And who do I report them to (west midlands area)

The 3rd one isn't very clear - but the same 4X4 that got very close to me - then gets very close to 2 more cyclists in front - the cyclists aren't known to me.


----------



## Slick (30 Mar 2018)

Definitely, drivers are tadgers.


----------



## kingrollo (30 Mar 2018)

how do i report them ? ...just send a letter with screen prints to the police ?


----------



## ianrauk (30 Mar 2018)

If YOU think they are close...then report them.


----------



## Slick (30 Mar 2018)

kingrollo said:


> how do i report them ? ...just send a letter with screen prints to the police ?


Check out west Midlands police website, they may have a facility on there to send them footage.


----------



## NorthernDave (30 Mar 2018)

Yes, definitely - I'd also have a look for a website for the company named on that van and considering letting them know as well.


----------



## furball (31 Mar 2018)

With commercial vehicles I always go straight to the company. I had one instance where the company told me that none of their vehicles were on the particular stretch of road but they would check up. They came back to me and told me the driver had been sacked because he hadn't been where he should have been.


----------



## Drago (31 Mar 2018)

West Mids Police. The UKs second largest force in terms of staff numbers so one would hope their website would have a reporting function.

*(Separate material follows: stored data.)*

+    const int ntile = tile + tstep < ntiles ? tile + tstep : tile;
+    T4 rv[RES ? NI : 1], yv[ACCU ? NI : 1];
+    f4 ebias = (f4){0.f, 0.f, 0.f, 0.f};
+    auto load_epi_pass = [&](int pass) {
+#pragma unroll
+      for (int e = 0; e < NI; ++e) {
+        const int t = min(t0 + pass * PR + (tid + e * NT) / IPR, a.T_out - 1);
+        if (RES) rv[e] = *(const T4*)((const T*)a.res + (long long)t * a.ldr + ec);
+        if (ACCU && !RES) yv[e] = *(const T4*)((const T*)a.y + (long long)t * a.ldy + ec);
+      }
+    };
+    f16v acc[TM][TN];
+#pragma unroll
+    for (int m = 0; m < TM; ++m)
+#pragma unroll
+      for (int n = 0; n < TN; ++n)
+#pragma unroll
+        for (int i = 0; i < 16; ++i) acc[m][n][i] = 0.f;
+    int last_buf = 0;
+    for (int c = 0; c < nch; ++c) {
+      const bool last = c + 1 == nch;
+      const int nc = last ? 0 : c + 1, nt = last ? ntile : tile;
+      F nxt[XB];
+      static_for(std::make_integer_sequence<int, TAPS>{}, [&](auto tap_c) {
+        constexpr int tap = decltype(tap_c)::value;
+        const int buf = pbuf ^ (tap & 1);
+        F wnx[WLOADS];
+        if (tap + 1 < TAPS) load_w(tap + 1, c, wnx);
+        else load_w(0, nc, wnx);
+        load_window(nt, nc, nxt, std::integral_constant<int, tap * XB / TAPS>{}, std::integral_constant<int, (tap + 1) * XB / TAPS>{});
+        if (tap == TAPS - 2 && last) {
+          if (a.bias) ebias = *(const f4*)(a.bias + ec);
+          load_epi_pass(0);
+        }
+        const int shift = tap * opaque(a.dil);
+        const T* wb = ws + (size_t)buf * CT * LDX;
+#pragma unroll 2
+        for (int ks = 0; ks < CC / KC; ++ks) {
+          const int kk = ks * KC + G * h;
+          F af[TM], bf[TN];
+#pragma unroll
+          for (int m = 0; m < TM; ++m) af[m] = *(const F*)(wb + (size_t)((wm * TM + m) * 32 + r) * LDX + kk);
+#pragma unroll
+          for (int n = 0; n < TN; ++n) bf[n] = *(const F*)(xs + (size_t)((wn * TN + n) * 32 + r + shift) * LDX + kk);
+#pragma unroll
+          for (int m = 0; m < TM; ++m)
+#pragma unroll
+            for (int n = 0; n < TN; ++n) mma32w(acc[m][n], af[m], bf[n]);
+        }
+        if (tap + 1 < TAPS) {
+          store_w(buf ^ 1, wnx);
+          lds_barrier();
+        } else {
+          lds_barrier();
+          store_window(nt, nxt);
+          store_w(buf ^ 1, wnx);
+          last_buf = buf;
+          if (!last) lds_barrier();
+        }
+        RSTAMP();
+      });
+      pbuf = last_buf ^ 1;
+    }
+    float* os = (float*)(ws + (size_t)last_buf * CT * LDX);
+#pragma unroll
+    for (int pass = 0; pass < WN; ++pass) {
+      if (pass > 0) lds_barrier();
+      if (wn == pass) {
+#pragma unroll
+        for (int m = 0; m < TM; ++m)
+#pragma unroll
+          for (int n = 0; n < TN; ++n) {
+            const int tl = n * 32 + r;
+#pragma unroll
+            for (int g = 0; g < 4; ++g) {
+              const int cl = (wm * TM + m) * 32 + 8 * g + 4 * h;
+              *(f4*)(os + (size_t)tl * LDO + cl) = (f4){acc[m][n][4 * g], acc[m][n][4 * g + 1], acc[m][n][4 * g + 2], acc[m][n][4 * g + 3]};
+            }
+          }
+      }
+      lds_barrier();
+      if (ACCU && RES) {
+#pragma unroll
+        for (int e = 0; e < NI; ++e) {
+          const int t = min(t0 + pass * PR + (tid + e * NT) / IPR, a.T_out - 1);
+          yv[e] = *(const T4*)((const T*)a.y + (long long)t * a.ldy + ec);
+        }
+      }
+      auto items = [&](auto act_tag) {
+#pragma unroll
+        for (int e = 0; e < NI; ++e) {
+          const int tl = (tid + e * NT) / IPR;
+          const int t = t0 + pass * PR + tl;
+          if (t >= a.T_out) continue;
+          const f4 av = *(const f4*)(os + (size_t)tl * LDO + 4 * ecg);
+          float v[4];
+#pragma unroll
+          for (int j = 0; j < 4; ++j) {
+            float u = av[j] + ebias[j];
+            if (RES) u += (float)rv[e][j];
+            u *= a.scale;
+            u = post_act_c<decltype(act_tag)::value>(a.post_act, u);
+            if (ACCU) u += (float)yv[e][j];
+            v[j] = u;
+          }
+          *(T4*)((T*)a.y + (long long)t * a.ldy + ec) = (T4){(T)v[0], (T)v[1], (T)v[2], (T)v[3]};
+        }
+      };
+      GSV_ACT_DISPATCH(a.post_act, items);
+      if ((RES || ACCU) && pass + 1 < WN) load_epi_pass(pass + 1);
+    }
+    lds_barrier();
+    RSTAMP();
+#undef RSTAMP
+  }
+}
+
+}
+
+static void print_prof(const char* name, const ConvArgs& a, unsigned long long* d_prof, hipStream_t s) {
+  (void)hipStreamSynchronize(s);
+  unsigned long long hp[64];
+  (void)hipMemcpy(hp, d_prof, sizeof(hp), hipMemcpyDeviceToHost);
+  fprintf(stderr, "[%s prof] Cin %d Cout %d taps %d dil %d (us after the tile's start):", name, a.Cin, a.Cout, a.taps, a.dil);
+  for (int i = 1; i < 64 && hp[i]; ++i) fprintf(stderr, " %.2f", (double)(hp[i] - hp[0]) / 100.0);
+  fprintf(stderr, "\n");
+}
+
+static int launch_conv_ring(const ConvArgs& a, hipStream_t s) {
+  if ((a.Cin != 128 && a.Cin != 256) || (a.Cout != 128 && a.Cout != 256) || a.Z != 1 || a.stride != 1 || a.ups_u > 0 || a.gate) return 1;
+  if (a.taps != 3 && a.taps != 7 && a.taps != 11) return 1;
+  if (a.accumulate) return 1;
+  if (a.dil < 1 || a.dil > 5 || a.out_f32 || a.res_f32 || a.y_col0 != 0 || a.T_virt < 16384 || a.T_out != a.T_virt || a.T_in < 1) return 1;
+  if (a.ldx % 8 != 0 || a.ldx < a.Cin || a.ldw % 8 != 0 || a.ldw < a.taps * a.Cin || a.ldy % 4 != 0 || a.ldy < a.Cout ||
+      (a.res && (a.ldr % 4 != 0 || a.ldr < a.Cout)) || ((uintptr_t)a.x % 16) || ((uintptr_t)a.w % 16) || ((uintptr_t)a.y % 8) ||
+      (a.res && ((uintptr_t)a.res % 8)) || ((uintptr_t)a.bias % 16))
+    return 1;
+  const int span = (a.taps - 1) * a.dil;
+  if (a.pad < 0 || a.pad > span) return 1;
+  const int rows_win = 256 + span;
+  const int ntiles = cdiv(a.T_virt, 256);
+  const int nch = a.Cin / 128, nh = a.Cout / 128;
+  const int grid = nh == 2 ? std::min(cdiv(ntiles, 8) * 16, 256) : std::min(ntiles, 256);
+  const size_t lds = ((size_t)306 + 2 * 128) * 136 * 2;
+  ConvArgs b = a;
+  static unsigned long long* d_prof = nullptr;
+  static int prof_calls = 0;
+  if (getenv("GSV_WIDE_PROF") && !d_prof) { (void)hipMalloc((void**)&d_prof, 64 * 8); (void)hipMemset(d_prof, 0, 64 * 8); }
+  b.prof = d_prof;
+  const bool res = a.res != nullptr;
+#define GSV_RING_T(R, A, K)                                                                                                \
+  do {                                                                                                                     \
+    auto kern = conv_ring_f16_kernel<R, A, K>;                                                                             \
+    static bool set = false;                                                                                               \
+    if (!set) { GSV_HIP(hipFuncSetAttribute((const void*)kern, hipFuncAttributeMaxDynamicSharedMemorySize, 160 * 1024)); set = true; } \
+    hipLaunchKernelGGL(kern, dim3(grid), dim3(512), lds, s, b, rows_win, ntiles, nch, nh);                                 \
+  } while (0)
+#define GSV_RING(R, A) do { if (a.taps == 3) GSV_RING_T(R, A, 3); else if (a.taps == 7) GSV_RING_T(R, A, 7); else GSV_RING_T(R, A, 11); } while (0)
+  if (res) GSV_RING(true, false);
+  else GSV_RING(false, false);
+#undef GSV_RING
+#undef GSV_RING_T
+  GSV_HIP(hipGetLastError());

If you were doing 10mph or more, they're committing an offence by overtaking on a solid white line.


----------



## Slick (31 Mar 2018)

furball said:


> With commercial vehicles I always go straight to the company. I had one instance where the company told me that none of their vehicles were on the particular stretch of road but they would check up. They came back to me and told me the driver had been sacked because he hadn't been where he should have been.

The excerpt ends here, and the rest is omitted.